My question is this. Should I be making a starter every time I use liquid yeast? Is there a rule of thumb that you guys use where anything over 1.0XX OG you make a starter? What kind of growth can you expect from thorough oxygenation alone?
 
I use either Mr. Malty or YeastCalc, depending on my application. For simple single pack/vial stir plate starters, either works, but I prefer to use YeastCalc because it provides more information. For repitching, I use Mr. Malty's slurry guidelines. For stepped starters, or starters where I'm starting with an abnormal cell count, it'll either be YeastCalc, or a combination of both.

And then I target specific pitching rates. Both calculators base themselves on pitching rates of 0.75 million cells per milliliter of wort per degree Plato for ales, and then 1.5 mil cells/ml/°P for lagers (ie twice as much yeast), and then 1 mil cells/ml/°P for hybrids. There's nothing wrong with those rates, and they provide great results, but I stray a bit from them. For lagers, I follow that rate. For most American ales, I do as well. For English and Belgian ales, and Weizens (ie yeast-forward beers), I prefer a smaller pitching rate (0.5 mil/ml/°P), and for cleaner ales (Scottish ales, and very clean American ales) and hybrids, I like 1-1.2 mil/ml/°P, which is actually a little bit higher than the suggested rates. For very high gravity beers, I'd pitch at a slightly higher rate as well.

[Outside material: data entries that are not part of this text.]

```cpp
int gemm_f32(hipStream_t s, int tA, int tB, int M, int N, int K, const float* A, int lda, const float* B, int ldb,
             float* C, int ldc, const float* bias, int flags, int splitk);
int gemm_f32_ex(hipStream_t s, int tA, int tB, int M, int N, int K, const float* A, int lda, const float* B, int ldb,
                float* C, int ldc, const float* bias, int flags, int splitk, float* colsum,
                const int32_t* c_rows = nullptr, const float* relu_mask = nullptr);
int gemm_bf16_ex(hipStream_t s, int tA, int tB, int M, int N, int K, const float* A, int lda, const float* B, int ldb,
                 float* C, int ldc, const float* bias, int flags, int splitk, float* colsum,
                 const int32_t* c_rows = nullptr, const float* relu_mask = nullptr);
struct ShadowEntry { int64_t offset; int rows, cols, pitch_t; int64_t offset_t; };
constexpr int SHADOW_MAX = 64;
struct ShadowTable {
    int n = 0;
    int64_t wbt_elems = 0;
    int tile_start[SHADOW_MAX + 1] = {0};
    ShadowEntry e[SHADOW_MAX];
};
int weight_shadows(hipStream_t s, const ShadowTable& tab, const float* P, uint16_t* Wb, uint16_t* WbT);
int gemm_bf16_wb_ex(hipStream_t s, int M, int N, int K, const float* A, int lda, const uint16_t* Bb, int ldb, float* C,
                    int ldc, const float* bias, int flags, int splitk, const int32_t* c_rows = nullptr,
                    const float* relu_mask = nullptr);
int gemm_bf16_group_add_wgrad(hipStream_t s, int M, int N, int K, const float* A, int lda, const float* B, int ldb,
                              float* C, int ldc, float* colsum, int max_split = 0);
int gemm_bf16_group_flush(hipStream_t s);
bool gemm_bf16_takes(int M, int N, int K);
void gemm_bf16_group_reset();
bool gemm_bf16_group_full();
bool gemm_wgrad_panel_takes(int M, int N, int K, const float* A, int lda, const float* B, int ldb, int ldc);
void gemm_wgrad_panel_reset();
bool gemm_wgrad_panel_full();
int gemm_wgrad_panel_pending();
int gemm_wgrad_panel_add(int M, int N, int K, const float* A, int lda, const float* B, int ldb, float* C, int ldc, float* colsum);
int gemm_wgrad_panel_flush(hipStream_t s, int np);
void gemm_wgrad_panel_scratch(float* buf, size_t n_floats);
int gemm_wgrad_panel(hipStream_t s, int np, int M, int N, int K, const float* A, int lda, const float* B, int ldb, float* C,
                     int ldc, float* colsum);
int gemm_group_add_wgrad(hipStream_t s, int M, int N, int K, const float* A, int lda, const float* B, int ldb, float* C,
                         int ldc, float* colsum, int max_split = 0);
int gemm_group_flush(hipStream_t s);
void gemm_group_reset();
bool gemm_group_full();
void gemm_set_pad_stream(hipStream_t s);
struct EpiRes;
bool gemm_tile32_takes(int tB, int M, int N, int K, const float* A, int lda, const float* B, int ldb);
bool gemm_tile32_try(hipStream_t s, int tB, int M, int N, int K, const float* A, int lda, const float* B, int ldb,
                     float* C, int ldc, const float* bias, int flags, int* rc, const int32_t* c_rows,
                     const float* relu_mask, const int32_t* a_rows, const EpiRes* er);
bool gemm_tile32_ln_try(hipStream_t s, int M, int N, const float* S, int lds, const float* W, const float* bias, float* Y,
                        int ldy, int flags, const float* gamma, const float* beta, float* x_out, float* stats_out, int* rc);
int gemm_tile32_lnb_blocks(int M);
bool gemm_tile32_lnb_try(hipStream_t s, int M, int N, const float* dy, const float* W, int ldw, float* dX, int lddx,
                         const float* relu_mask, const float* sum, const float* stats, const float* gamma, float* ds,
                         float* dx_drop, float* part, float dropout, uint64_t seed, uint32_t site, int* rc,
                         uint32_t idx0 = 0);
bool gemm_small_try(hipStream_t s, int tA, int tB, int M, int N, int K, const float* A, int lda, const float* B, int ldb,
                    float* C, int ldc, const float* bias, int flags, int* rc, const int32_t* c_rows = nullptr,
                    const float* relu_mask = nullptr);
int csr_spmm(hipStream_t s, int n_rows, const int32_t* rowptr, const int32_t* col, const float* val, const float* X,
             int ldx, float* Y, int ldy, int graph_rows, int variant);
int csr_spmm_ex(hipStream_t s, int n_rows, const int32_t* rowptr, const int32_t* col, const float* val, const float* X,
                int ldx, float* Y, int ldy, int graph_rows, int variant, int accum, float* rowsum);
int gcn_fused_fwd(hipStream_t s, int n_rows, const int32_t* rowptr, const int32_t* col, const float* val, const float* X,
                  const float* Wk, const float* bias, const float* r1_col, const float* gamma, const float* beta, float* sum,
                  float* y, float* stats, float* rowsum_out, const int32_t* slot2, float* y2, float dropout, uint64_t seed,
                  uint32_t site, int bf16, const uint16_t* Wx = nullptr);
int gcn_fused_bwd(hipStream_t s, int n_rows, const int32_t* rowptr, const int32_t* col, const float* val, const float* dY,
                  const float* Wk, float* u_out, float* acc_out, int bf16, const uint16_t* Wx = nullptr);
int gcn_split_planes(hipStream_t s, int n, const float* const* src, uint16_t* const* dst);
size_t head_logits_x3_scratch_elems(int R);
int head_logits_x3(hipStream_t s, int R, int V, const float* x, int ldx, const float* W, const float* bias, float* out, int ldo,
                   uint16_t* xplanes);
int transpose256(hipStream_t s, int nl, const float* W, float* Wt);
int linear_x3(hipStream_t s, int M, const float* X, int ldx, const uint16_t* Wx, int nb, const float* bias, float* out, int ldo,
              bool one_plane);
int split_planes_t(hipStream_t s, const float* W, int V, uint16_t* planes, bool one_plane);
int dgrad_x3_splitk(hipStream_t s, int M, int K, const float* A, int lda, const uint16_t* Wx, float* out, int ldo, bool one_plane);
int linear_x3_kacc(hipStream_t s, int M, const float* A, int lda, const uint16_t* Wx, int nkb, float* out, int ldo, bool accum,
                   bool one_plane);
int comb_fused_fwd(hipStream_t s, int n_rows, const float* Xc, const float* WqT, const float* WkT, const float* WoT,
                   const float* bqk, const float* bo, const float* vtab, int ldv, const int32_t* mark, float* qk, float* c,
                   const float* gamma, const float* beta, float* sum, float* y, const int32_t* y_rows, float* stats,
                   float dropout, uint64_t seed, uint32_t site_gate, uint32_t site_out, int bf16, const uint16_t* Wx = nullptr);
int comb_fused_bwd_parts();
int comb_fused_bwd(hipStream_t s, int n_rows, float* dG, const int32_t* rows, const float* sum, const float* stats,
                   const float* gamma, const float* Wo, const float* Wqk, const float* qk, const float* vtab, int ldv,
                   const int32_t* mark, float* dYc, float* dqk, float* part_ln, float* part_v, float dropout, uint64_t seed,
                   uint32_t site_gate, uint32_t site_out, int bf16, const uint16_t* WTx = nullptr);
struct TransposeTable { int n = 0; const float* src[24]; float* dst[24]; };
int transpose256_table(hipStream_t s, const TransposeTable& tab);
int embed_gather_fwd(hipStream_t s, int B, int L, const int32_t* idx, const float* table, const float* pos, float* out,
                     int out_bstride, int out_off);
int embed_grouped_bwd(hipStream_t s, int n_items, const int32_t* item_tok, const int32_t* item_ptr, const int32_t* rows,
                      float* dtable, const float* dnode);
int embed_list_bwd_small(hipStream_t s, int n, const int32_t* rows, const int32_t* ids, float* dtable, const float* dnode,
                         int table_rows);
int embed_gather_bwd(hipStream_t s, int B, int L, const int32_t* idx, float* dtable, const float* dout,
                     int out_bstride, int out_off, int padding_idx);
int embed_gather_bwd_small(hipStream_t s, int B, int L, const int32_t* idx, float* dtable, const float* dout,
                           int out_bstride, int out_off, int padding_idx, int table_rows);
int combination_fwd(hipStream_t s, int M, const float* qk, const float* vtab, int ldv, const int32_t* mark, float* out,
                    float dropout, uint64_t seed, uint32_t site);
int combination_bwd(hipStream_t s, int M, const float* qk, const float* vtab, int ldv, const int32_t* mark,
                    const float* dout, float* dqk, float* dvtab, int lddv, float dropout, uint64_t seed, uint32_t site,
                    float* part = nullptr);
int combination_bwd_blocks(int M);
struct RedEntry { float* dst; const float* src; int width, n_part, stride; };
constexpr int RED_MAX = 96;
struct RedTable {
    int n = 0;
    int wg_start[RED_MAX + 1] = {0};
    RedEntry e[RED_MAX];
};
int deferred_reduce(hipStream_t s, RedTable& tab);
int add_layernorm_fwd(hipStream_t s, int M, float* x, const float* res, const float* gamma, const float* beta,
                      float* y, float* stats, float dropout, uint64_t seed, uint32_t site, const int32_t* y_rows, const float* r1_row = nullptr,
                      const float* r1_col = nullptr,
                      const int32_t* slot2 = nullptr, float* y2 = nullptr,
// ... 170 lines not shown
```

So, point here is that depending on your batch size, wort gravity, and age of yeast, you may not need a starter, but generally yes, with liquid yeast, you need a starter. For very small English or Belgian beers, I sometimes even let yeast get a bit older if it's super fresh. However, with even a low gravity Scottish Ale, a small starter may still be needed. However, I find it worth my while to often skip the starter, and instead make a session beer that doesn't need the starter, and then repitch from that into bigger beers.

In your case, assuming your pack was fairly fresh, it's not the end of the world. The pure O2 probably helped, but you'd have more esters than you would otherwise. I wouldn't try to repitch from that yeast, but it should still be fine.
 
Thanks for such a detailed answer. Lots of good information. This is my second batch and there is obviously so much to learn. I'll be brewing an india red ale this weekend and will most definitely be making a starter now that I finally got my stir plate to stop throwing the bar.